▶ Problem
Once you find the line with "p.Tc1 = pooled(p.T, d->pool[0]);" in the entries below, return exactly every line from it through the line with "p.Sfloats[0] = 16".
BEGIN
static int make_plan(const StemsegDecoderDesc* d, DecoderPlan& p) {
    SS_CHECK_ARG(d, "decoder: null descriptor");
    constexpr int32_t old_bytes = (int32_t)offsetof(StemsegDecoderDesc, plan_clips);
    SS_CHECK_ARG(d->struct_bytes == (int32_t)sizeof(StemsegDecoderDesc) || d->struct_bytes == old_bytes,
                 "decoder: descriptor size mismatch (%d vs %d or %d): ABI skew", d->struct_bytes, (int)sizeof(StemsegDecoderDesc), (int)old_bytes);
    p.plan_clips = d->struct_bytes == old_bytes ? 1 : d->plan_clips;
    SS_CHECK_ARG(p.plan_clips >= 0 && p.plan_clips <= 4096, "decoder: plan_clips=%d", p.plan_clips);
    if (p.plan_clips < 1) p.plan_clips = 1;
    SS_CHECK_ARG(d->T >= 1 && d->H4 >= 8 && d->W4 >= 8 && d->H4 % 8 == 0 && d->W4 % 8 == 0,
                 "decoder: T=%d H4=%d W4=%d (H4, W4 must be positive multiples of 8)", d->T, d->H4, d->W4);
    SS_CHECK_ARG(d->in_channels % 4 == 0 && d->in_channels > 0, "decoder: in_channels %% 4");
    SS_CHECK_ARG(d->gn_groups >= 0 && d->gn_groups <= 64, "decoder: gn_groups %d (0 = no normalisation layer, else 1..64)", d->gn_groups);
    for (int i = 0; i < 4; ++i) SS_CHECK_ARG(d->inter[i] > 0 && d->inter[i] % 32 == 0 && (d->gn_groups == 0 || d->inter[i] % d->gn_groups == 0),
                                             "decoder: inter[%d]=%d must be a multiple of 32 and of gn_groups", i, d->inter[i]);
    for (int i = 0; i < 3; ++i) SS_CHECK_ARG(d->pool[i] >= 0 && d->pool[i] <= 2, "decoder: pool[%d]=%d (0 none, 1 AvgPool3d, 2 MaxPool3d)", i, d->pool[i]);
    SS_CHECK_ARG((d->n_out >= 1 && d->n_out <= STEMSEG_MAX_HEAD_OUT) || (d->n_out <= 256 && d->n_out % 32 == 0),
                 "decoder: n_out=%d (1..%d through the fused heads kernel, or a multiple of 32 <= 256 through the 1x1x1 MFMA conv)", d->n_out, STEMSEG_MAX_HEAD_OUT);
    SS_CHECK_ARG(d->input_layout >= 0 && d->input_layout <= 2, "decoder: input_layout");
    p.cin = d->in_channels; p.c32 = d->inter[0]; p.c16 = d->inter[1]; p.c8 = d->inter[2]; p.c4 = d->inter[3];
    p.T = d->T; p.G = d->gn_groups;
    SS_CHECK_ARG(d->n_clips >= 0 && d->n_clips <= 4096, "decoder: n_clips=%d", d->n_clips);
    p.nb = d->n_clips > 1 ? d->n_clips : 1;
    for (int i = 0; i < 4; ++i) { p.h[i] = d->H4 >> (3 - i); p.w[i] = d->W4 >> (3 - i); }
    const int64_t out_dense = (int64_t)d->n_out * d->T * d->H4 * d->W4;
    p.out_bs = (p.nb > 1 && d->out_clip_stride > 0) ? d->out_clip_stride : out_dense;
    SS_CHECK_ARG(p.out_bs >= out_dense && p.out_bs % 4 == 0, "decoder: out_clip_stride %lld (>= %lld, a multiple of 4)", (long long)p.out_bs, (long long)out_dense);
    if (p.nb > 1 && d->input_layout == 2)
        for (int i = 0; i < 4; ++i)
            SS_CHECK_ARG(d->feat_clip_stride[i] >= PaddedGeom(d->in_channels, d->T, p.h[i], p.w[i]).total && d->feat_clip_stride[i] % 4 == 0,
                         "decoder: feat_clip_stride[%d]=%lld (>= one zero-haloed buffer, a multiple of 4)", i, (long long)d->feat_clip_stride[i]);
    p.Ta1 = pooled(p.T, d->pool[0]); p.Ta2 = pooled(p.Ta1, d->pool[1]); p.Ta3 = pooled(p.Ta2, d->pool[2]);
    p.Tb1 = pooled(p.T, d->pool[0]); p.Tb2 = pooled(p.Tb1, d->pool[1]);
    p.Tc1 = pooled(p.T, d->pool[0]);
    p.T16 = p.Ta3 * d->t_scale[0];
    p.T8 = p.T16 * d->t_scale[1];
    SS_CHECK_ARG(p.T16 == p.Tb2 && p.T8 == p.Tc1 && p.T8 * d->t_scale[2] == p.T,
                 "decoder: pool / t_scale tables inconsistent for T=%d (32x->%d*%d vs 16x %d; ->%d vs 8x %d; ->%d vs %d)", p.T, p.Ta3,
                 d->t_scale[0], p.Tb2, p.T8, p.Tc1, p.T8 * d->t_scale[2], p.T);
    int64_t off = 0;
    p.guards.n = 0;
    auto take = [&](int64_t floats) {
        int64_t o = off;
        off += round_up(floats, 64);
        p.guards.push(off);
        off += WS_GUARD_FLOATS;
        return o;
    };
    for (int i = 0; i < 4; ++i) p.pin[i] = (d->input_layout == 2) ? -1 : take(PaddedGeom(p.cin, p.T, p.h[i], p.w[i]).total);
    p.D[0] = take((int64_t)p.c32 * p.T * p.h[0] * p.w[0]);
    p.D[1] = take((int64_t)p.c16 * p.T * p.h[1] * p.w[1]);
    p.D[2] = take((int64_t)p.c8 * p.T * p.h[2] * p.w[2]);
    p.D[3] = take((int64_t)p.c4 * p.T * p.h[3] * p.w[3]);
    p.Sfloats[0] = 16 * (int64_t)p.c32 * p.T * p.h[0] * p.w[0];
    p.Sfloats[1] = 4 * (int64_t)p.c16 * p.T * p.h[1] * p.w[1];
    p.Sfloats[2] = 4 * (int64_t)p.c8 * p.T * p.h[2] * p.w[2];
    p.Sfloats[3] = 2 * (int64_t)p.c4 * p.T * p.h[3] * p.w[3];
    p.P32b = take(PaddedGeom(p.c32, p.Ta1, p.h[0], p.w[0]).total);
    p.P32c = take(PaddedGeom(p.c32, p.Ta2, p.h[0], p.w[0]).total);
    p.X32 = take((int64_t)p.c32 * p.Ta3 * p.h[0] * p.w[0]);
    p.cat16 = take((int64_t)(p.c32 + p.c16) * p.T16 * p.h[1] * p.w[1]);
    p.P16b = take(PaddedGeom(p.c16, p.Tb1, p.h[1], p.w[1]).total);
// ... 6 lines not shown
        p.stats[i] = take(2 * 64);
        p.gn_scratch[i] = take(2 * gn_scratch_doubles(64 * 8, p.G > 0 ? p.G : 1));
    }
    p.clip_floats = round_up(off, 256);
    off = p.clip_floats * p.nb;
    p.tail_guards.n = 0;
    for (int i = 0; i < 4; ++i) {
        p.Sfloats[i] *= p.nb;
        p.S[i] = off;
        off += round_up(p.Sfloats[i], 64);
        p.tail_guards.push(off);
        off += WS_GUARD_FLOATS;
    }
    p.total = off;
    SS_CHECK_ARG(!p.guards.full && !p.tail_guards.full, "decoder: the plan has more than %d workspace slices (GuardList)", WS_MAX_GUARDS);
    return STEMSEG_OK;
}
END
▶ Result of the exercise
    p.Tc1 = pooled(p.T, d->pool[0]);
    p.T16 = p.Ta3 * d->t_scale[0];
    p.T8 = p.T16 * d->t_scale[1];
    SS_CHECK_ARG(p.T16 == p.Tb2 && p.T8 == p.Tc1 && p.T8 * d->t_scale[2] == p.T,
                 "decoder: pool / t_scale tables inconsistent for T=%d (32x->%d*%d vs 16x %d; ->%d vs 8x %d; ->%d vs %d)", p.T, p.Ta3,
                 d->t_scale[0], p.Tb2, p.T8, p.Tc1, p.T8 * d->t_scale[2], p.T);
    int64_t off = 0;
    p.guards.n = 0;
    auto take = [&](int64_t floats) {
        int64_t o = off;
        off += round_up(floats, 64);
        p.guards.push(off);
        off += WS_GUARD_FLOATS;
        return o;
    };
    for (int i = 0; i < 4; ++i) p.pin[i] = (d->input_layout == 2) ? -1 : take(PaddedGeom(p.cin, p.T, p.h[i], p.w[i]).total);
    p.D[0] = take((int64_t)p.c32 * p.T * p.h[0] * p.w[0]);
    p.D[1] = take((int64_t)p.c16 * p.T * p.h[1] * p.w[1]);
    p.D[2] = take((int64_t)p.c8 * p.T * p.h[2] * p.w[2]);
    p.D[3] = take((int64_t)p.c4 * p.T * p.h[3] * p.w[3]);
    p.Sfloats[0] = 16 * (int64_t)p.c32 * p.T * p.h[0] * p.w[0];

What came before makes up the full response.